While the fair trade model presents challenges, we also learned about the harsh realities of unassociated small producers. We spoke with Jimena, a baby banana farmer from the region Los Rios who shared her story of exploitation from intermediaries. Through legal loopholes, intermediary buyers buy small producer’s boxes at market value ($2 to $3.50) rather than official government prices (a standard $6.20 for non-organic). Organizations like Asoguabo help farmers circumvent this exploitative system and establish long-lasting committed relationships with mission-driven importers.

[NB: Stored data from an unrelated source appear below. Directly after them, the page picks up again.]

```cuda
static int conv_gemm_impl(const void* x, int n, int h, int w, int cin, const void* wk, int cout, int ksize, void* out,
                          void* out2, void* out_lo, int mode, const float* bias, const float* nw, const float* noise,
                          const float* sp1, const float* s1, float* stat_sum, float* stat_sq, const void* res, int relu,
                          int force_block_n, cudaStream_t stream, int wgroups = 1, int a_shared = 0,
                          const BnBwdFold* fold = nullptr) {
  IRFD_CHECK_ARG(x && wk && out, "conv_gemm: null pointer");
  IRFD_CHECK_ARG(ksize == 1 || ksize == 3, "conv_gemm: ksize must be 1 or 3 (got %d)", ksize);
  IRFD_CHECK_ARG(cin % 64 == 0 && cin > 0, "conv_gemm: Cin must be a multiple of 64 (got %d)", cin);
  IRFD_CHECK_ARG(cout % 64 == 0 && cout > 0, "conv_gemm: Cout must be a multiple of 64 (got %d)", cout);
  IRFD_CHECK_ARG(mode >= 0 && mode <= 5, "conv_gemm: bad mode %d", mode);
  const long long m_total_ll = (long long)n * h * w;
  IRFD_CHECK_ARG(m_total_ll > 0 && m_total_ll < (1ll << 31) - 256, "conv_gemm: bad pixel count");
  const int m_total = (int)m_total_ll;
  IRFD_CHECK_ARG(wgroups == 1 || (wgroups > 1 && m_total_ll % (128ll * wgroups) == 0),
                 "conv_gemm: %d weight groups need a whole number of 128-pixel tiles per group (pixels %lld)", wgroups,
                 m_total_ll);
  IRFD_CHECK_ARG(wgroups == 1 || (mode != EPI_STYLE), "conv_gemm: weight groups are not available in STYLE mode");
  IRFD_CHECK_ARG(!a_shared || (ksize == 1 && wgroups > 1), "conv_gemm: a shared A operand needs ksize 1 and groups > 1");

  int H = h, W = w, NB = n;
  if (ksize == 1) {
    H = 1;
    W = a_shared ? m_total / wgroups : m_total;
    NB = 1;
  }
  int tw, th, tn;
  if (W >= 128) {
    IRFD_CHECK_ARG(ksize == 1 || W % 128 == 0, "conv_gemm: W=%d must be a multiple of 128", W);
    tw = 128; th = 1; tn = 1;
  } else {
    IRFD_CHECK_ARG(128 % W == 0, "conv_gemm: W=%d must divide 128", W);
    tw = W;
    const int rows = 128 / W;
    if (H >= rows) {
      IRFD_CHECK_ARG(H % rows == 0, "conv_gemm: H=%d must be a multiple of %d", H, rows);
      th = rows; tn = 1;
    } else {
      IRFD_CHECK_ARG(rows % H == 0, "conv_gemm: H=%d must divide %d", H, rows);
      th = H; tn = rows / H;
    }
  }

  ConvGemmArgs a;
  a.M_total = m_total;
  a.N_total = cout;
  a.num_m_tiles = (m_total + 127) / 128;
  a.taps = ksize * ksize;
  a.kw = ksize;
  a.pad = ksize / 2;
  a.cin_chunks = cin / 64;
  a.H = H; a.W = W; a.HW = h * w; a.B = n;
  a.bias = bias; a.nw = nw; a.noise = noise; a.sp1 = sp1; a.s1 = s1;
  a.stat_sum = stat_sum; a.stat_sq = stat_sq;
  a.res = reinterpret_cast<const __nv_bfloat16*>(res);
  a.y_lo = reinterpret_cast<__nv_bfloat16*>(out_lo);
  a.wg_tiles = wgroups > 1 ? a.num_m_tiles / wgroups : 0x7fffffff;
  a.a_mod_tiles = a_shared ? a.num_m_tiles / wgroups : 0;
  a.relu = relu;
  if (mode == EPI_AFFINE) IRFD_CHECK_ARG(bias && nw, "conv_gemm: AFFINE mode needs scale and shift");
  if (mode == EPI_STYLE) {
    IRFD_CHECK_ARG(bias && nw && noise && sp1 && s1 && out2, "conv_gemm: STYLE mode needs bias/nw/noise/sp1/s1/out2");
    IRFD_CHECK_ARG(h * w >= 64, "conv_gemm: STYLE mode needs >= 64 pixels per image");
  }
  if (mode == EPI_STATS) IRFD_CHECK_ARG(stat_sum && stat_sq, "conv_gemm: STATS mode needs stat buffers");
  a.warp_epi = (mode != EPI_STYLE && m_total % 128 == 0 && warp_epi_mode() != 0) ? 1 : 0;
  a.bn_z = nullptr;
  a.bn_mean = a.bn_rstd = nullptr;
  for (int i = 0; i < 4; ++i) a.bn_gamma[i] = a.bn_beta[i] = nullptr;
  a.sg_tiles = 0x7fffffff;
  a.bn_g2 = nullptr;
  a.bn_bits = nullptr;
  if (mode == EPI_BNBWD || mode == EPI_BNBWD_RES) {
    IRFD_CHECK_ARG(fold && fold->z && fold->mean && fold->rstd && stat_sum,
                   "conv_gemm: BNBWD modes need z, mean, rstd and the partial buffer");
    if (mode == EPI_BNBWD) IRFD_CHECK_ARG(fold->gamma && fold->beta, "conv_gemm: BNBWD mode needs gamma and beta");
    if (mode == EPI_BNBWD_RES)
      IRFD_CHECK_ARG(fold->g2 && fold->bits && cout % 8 == 0, "conv_gemm: BNBWD_RES mode needs g2 and the mask plane");
    IRFD_CHECK_ARG(wgroups <= 4 && m_total % 128 == 0 && fold->stat_groups >= wgroups &&
                       fold->stat_groups % wgroups == 0 && a.num_m_tiles % fold->stat_groups == 0,
                   "conv_gemm: BNBWD needs whole 128-pixel tiles per statistic group (%d tiles, %d groups, %d sets)",
                   a.num_m_tiles, fold->stat_groups, wgroups);
    a.bn_z = reinterpret_cast<const __nv_bfloat16*>(fold->z);
    a.bn_mean = fold->mean;
    a.bn_rstd = fold->rstd;
    for (int i = 0; i < wgroups && mode == EPI_BNBWD; ++i) {
      IRFD_CHECK_ARG(fold->gamma[i] && fold->beta[i], "conv_gemm: BNBWD gamma/beta pointer %d is null", i);
      a.bn_gamma[i] = fold->gamma[i];
      a.bn_beta[i] = fold->beta[i];
    }
    a.bn_g2 = reinterpret_cast<const __nv_bfloat16*>(fold->g2);
    a.bn_bits = reinterpret_cast<const uint8_t*>(fold->bits);
    a.sg_tiles = a.num_m_tiles / fold->stat_groups;
  }

  int block_n = force_block_n;
  if (block_n == 0) {
    block_n = 64;
    const int cands[3] = {256, 128, 64};
    for (int i = 0; i < 3; ++i) {
      if (cout % cands[i] == 0 && (long long)a.num_m_tiles * (cout / cands[i]) >= num_sms()) {
        block_n = cands[i];
        break;
      }
    }
    if (block_n == 64 && cout % 128 == 0 && (long long)a.num_m_tiles * (cout / 128) * 3 >= 2ll * num_sms()) block_n = 128;
  }
  IRFD_CHECK_ARG((block_n == 64 || block_n == 128 || block_n == 256) && cout % block_n == 0,
                 "conv_gemm: BLOCK_N %d incompatible with Cout %d", block_n, cout);
  const int hmode = halo_mode();
  const bool use_halo = hmode != 0 && mode != EPI_BNBWD && mode != EPI_BNBWD_RES && wgroups == 1 && ksize == 3 && W % 128 == 0 && H % 2 == 0 &&
                        (cout == 64 || cout == 128) &&
                        (force_block_n == 0 || force_block_n == cout);
  if (use_halo) block_n = cout;
  a.num_n_tiles = cout / block_n;
  int cluster = 1;
  if (!use_halo && (cluster_mode() != 0 || mma2_mode() != 0) && block_n >= 128 && a.num_m_tiles % 2 == 0 &&
      (wgroups == 1 || a.wg_tiles % 2 == 0) && (a.a_mod_tiles == 0 || a.a_mod_tiles % 2 == 0))
    cluster = (mma2_mode() != 0 && a.warp_epi && (mode == EPI_PLAIN || mode == EPI_STATS || mode == EPI_BNBWD)) ? 3 : 2;

  CUtensorMap ma, mb, mo, mo2;
  {
    const uint64_t dims[4] = {(uint64_t)cin, (uint64_t)W, (uint64_t)H, (uint64_t)NB};
    const uint64_t str[3] = {(uint64_t)cin * 2, (uint64_t)W * cin * 2, (uint64_t)H * W * cin * 2};
    uint32_t box[4] = {64, (uint32_t)tw, (uint32_t)th, (uint32_t)tn};
    if (use_halo) {
      box[1] = kHaloCols;
      box[2] = kHaloRows;
      box[3] = 1;
    }
    int rc = make_tmap_bf16(&ma, x, 4, dims, str, box, true);
    if (rc) return rc;
  }
  {
    const uint64_t ktot = (uint64_t)a.taps * cin;
    const uint64_t dims[2] = {ktot, (uint64_t)cout * wgroups};
    const uint64_t str[1] = {ktot * 2};
    const uint32_t box[2] = {64, (uint32_t)(block_n / (cluster > 1 ? 2 : 1))};
    int rc = make_tmap_bf16(&mb, wk, 2, dims, str, box, true);
    if (rc) return rc;
  }
  {
    const uint64_t dims[2] = {(uint64_t)cout, (uint64_t)m_total};
    const uint64_t str[1] = {(uint64_t)cout * 2};
    const uint32_t box[2] = {64, 128};
    int rc = make_tmap_bf16(&mo, out, 2, dims, str, box, true);
// ... 97 lines not shown
```

### speak_hack_b200/csrc/host_util.cu

```cuda
#include "host_util.h"

#include <mutex>
#include <unordered_set>

#include <stdarg.h>
#include <string.h>

namespace irfd {

static thread_local char g_last_error[512] = "";

void set_last_error(const char* fmt, ...) {
  va_list ap;
  va_start(ap, fmt);
  vsnprintf(g_last_error, sizeof(g_last_error), fmt, ap);
  va_end(ap);
}

EncodeTiledFn get_encode_tiled() {
  static EncodeTiledFn fn = nullptr;
  if (fn) return fn;
  void* p = nullptr;
  cudaDriverEntryPointQueryResult qres;
  cudaError_t e = cudaGetDriverEntryPoint("cuTensorMapEncodeTiled", &p, cudaEnableDefault, &qres);
  if (e != cudaSuccess || qres != cudaDriverEntryPointSuccess || p == nullptr) {
    set_last_error("cuTensorMapEncodeTiled entry point unavailable: %s", cudaGetErrorString(e));
    return nullptr;
  }
  fn = reinterpret_cast<EncodeTiledFn>(p);
  return fn;
}

int num_sms() {
  static int n = 0;
  if (n) return n;
  int dev = 0;
  cudaGetDevice(&dev);
  cudaDeviceGetAttribute(&n, cudaDevAttrMultiProcessorCount, dev);
  if (n <= 0) n = 148;
  return n;
}

int make_tmap_bf16(CUtensorMap* out, const void* base, int rank, const uint64_t* dims, const uint64_t* strides_bytes,
                   const uint32_t* box, bool swizzle128) {
  EncodeTiledFn enc = get_encode_tiled();
  if (!enc) return IRFD_ERR_CUDA;
  cuuint64_t gdims[5];
  cuuint64_t gstr[4];
  cuuint32_t gbox[5];
  cuuint32_t estr[5];
  for (int i = 0; i < rank; ++i) {
    gdims[i] = dims[i];
    gbox[i] = box[i];
    estr[i] = 1;
  }
  for (int i = 0; i + 1 < rank; ++i) gstr[i] = strides_bytes[i];
  CUresult r = enc(out, CU_TENSOR_MAP_DATA_TYPE_BFLOAT16, (cuuint32_t)rank, const_cast<void*>(base), gdims, gstr, gbox,
                   estr, CU_TENSOR_MAP_INTERLEAVE_NONE,
                   swizzle128 ? CU_TENSOR_MAP_SWIZZLE_128B : CU_TENSOR_MAP_SWIZZLE_NONE,
                   CU_TENSOR_MAP_L2_PROMOTION_L2_256B, CU_TENSOR_MAP_FLOAT_OOB_FILL_NONE);
  if (r != CUDA_SUCCESS) {
    set_last_error("cuTensorMapEncodeTiled failed (CUresult %d) rank=%d dims=[%llu,%llu,%llu,%llu] box=[%u,%u,%u,%u]",
                   (int)r, rank, (unsigned long long)dims[0], (unsigned long long)(rank > 1 ? dims[1] : 0),
                   (unsigned long long)(rank > 2 ? dims[2] : 0), (unsigned long long)(rank > 3 ? dims[3] : 0), box[0],
                   rank > 1 ? box[1] : 0, rank > 2 ? box[2] : 0, rank > 3 ? box[3] : 0);
    return IRFD_ERR_CUDA;
  }
  return IRFD_OK;
}

}
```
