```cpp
int sactd3_update_qnets(sactd3_engine* e);
int sactd3_update_actor(sactd3_engine* e);
int sactd3_update_targ_nets(sactd3_engine* e, int64_t qnet_updates_so_far);
int sactd3_step(sactd3_engine* e, int do_actor);
int sactd3_step_period(sactd3_engine* e);
int sactd3_step_prefix(sactd3_engine* e, int m);
int sactd3_instantiate_graphs(sactd3_engine* e);
int sactd3_predict(sactd3_engine* e, const float* obs, int n, int explore, float* actions);
#define SACTD3_ACT_AFTER_ALL 1
int sactd3_predict_begin(sactd3_engine* e, const float* obs, int n, int explore, int flags);
int sactd3_predict_end(sactd3_engine* e, float* actions);
int sactd3_acting_stats(const sactd3_engine* e, int64_t out[4]);

int sactd3_predict_device(sactd3_engine* e, const float* obs, int64_t obs_ld, int n, int explore,
                          float* actions, int64_t actions_ld, void* caller_stream, int flags);
int sactd3_predict_device_stats(const sactd3_engine* e, int64_t out[4]);

#define SACTD3_Q_ONLINE 0
#define SACTD3_Q_TARGET 1
int sactd3_qvalues_device(sactd3_engine* e, const float* obs, int64_t obs_ld, const float* actions, int64_t actions_ld, int n, int which,
                          float* q, int64_t q_ld, int64_t q_ns, void* caller_stream, int flags );
int sactd3_qvalues(sactd3_engine* e, const float* obs, const float* actions, int n, int which, float* q);
int sactd3_qvalues_stats(const sactd3_engine* e, int64_t out[4]);

int sactd3_read_metrics(sactd3_engine* e, float out[SACTD3_NUM_METRICS]);
int sactd3_device_handles(sactd3_engine* e, void** stream, float** metrics);
int sactd3_sync(sactd3_engine* e);

int64_t sactd3_debug_read(sactd3_engine* e, const char* name, float* dst, int64_t max_floats);
const char* sactd3_debug_names(void);
int sactd3_graph_kernel_count(sactd3_engine* e, int which_graph);
int sactd3_time_kernel(sactd3_engine* e, const char* kernel, int iters, float* usec);
int sactd3_time_nodes(sactd3_engine* e, int do_actor, int iters, int max_nodes, char* names, int names_cap,
                      float* usec, double* flops, double* bytes, int64_t* threads);
int sactd3_time_gather_sweep(sactd3_engine* e, int batch, int iters, float* usec, double* algo_bytes);

#ifdef __cplusplus
}
#endif
#endif
```

sac-td3-cudagraphs-pytorch_amd/_lib.py:

```python
from __future__ import annotations

import ctypes as C
import os
import subprocess

_HERE = os.path.dirname(os.path.abspath(__file__))
_LIB = None

ABI_VERSION = 1
ACTOR, CRITICS, ACTOR_TARGET, CRITICS_TARGET, LOG_ALPHA = range(5)
SITE_CRITIC, SITE_ACTOR0, SITE_ACTOR1, SITE_ALPHA0, SITE_ALPHA1, SITE_PREDICT = range(6)
NUM_METRICS = 8
ACT_AFTER_ALL = 1
SRC_ORDERED = 1
DST_ORDERED = 1
Q_ONLINE, Q_TARGET = 0, 1
ESTATE, EINVAL = -3, -1

SYMBOLS = [
    "sactd3_abi_version", "sactd3_default_config", "sactd3_create", "sactd3_destroy", "sactd3_last_error",
    "sactd3_param_count", "sactd3_get_params", "sactd3_set_params", "sactd3_get_adam_state", "sactd3_set_adam_state",
    "sactd3_rb_extend", "sactd3_rb_len", "sactd3_rb_sample", "sactd3_rb_sample_with_indices", "sactd3_load_batch",
    "sactd3_read_batch", "sactd3_rb_fill_synthetic", "sactd3_set_noise", "sactd3_clear_noise", "sactd3_read_noise",
    "sactd3_update_qnets", "sactd3_update_actor", "sactd3_update_targ_nets", "sactd3_step", "sactd3_predict",
    "sactd3_read_metrics", "sactd3_sync", "sactd3_debug_read", "sactd3_debug_names", "sactd3_graph_kernel_count",
    "sactd3_time_kernel", "sactd3_time_gather_sweep", "sactd3_time_nodes", "sactd3_rb_layout", "sactd3_rb_extend_device", "sactd3_step_period", "sactd3_step_prefix", "sactd3_instantiate_graphs", "sactd3_device_handles",
    "sactd3_predict_begin", "sactd3_predict_end", "sactd3_acting_stats",
    "sactd3_rb_extend_fields_device", "sactd3_load_batch_device", "sactd3_boundary_stats",
    "sactd3_predict_device", "sactd3_predict_device_stats",
    "sactd3_read_batch_device", "sactd3_rb_read_rows_device", "sactd3_readout_stats",
    "sactd3_qvalues_device", "sactd3_qvalues", "sactd3_qvalues_stats",
    "sactd3_rb_sample_indices_device", "sactd3_batch_weights_device", "sactd3_td_errors_device", "sactd3_priority_stats",
    "sactd3_prio_enable", "sactd3_rb_sample_prioritized", "sactd3_prio_set_uniforms", "sactd3_prio_update_from_td", "sactd3_prio_update_device",
    "sactd3_prio_stats",
]
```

We also spoke with government officials from the Ministry of Agriculture, fair trade activists from the movement in Ecuador and banana workers suffering health problems due to fumigation. Our interviews led us to the essential conclusion that fair trade is especially viable in Ecuador due to a historical legacy of small-producer farms and a political climate in which the government is ideologically committed to shifting trade power balances. Fair Trade is a system with huge potential to create a better, more just food system. Convincing supermarkets and changing consumer habits are critical steps to that end.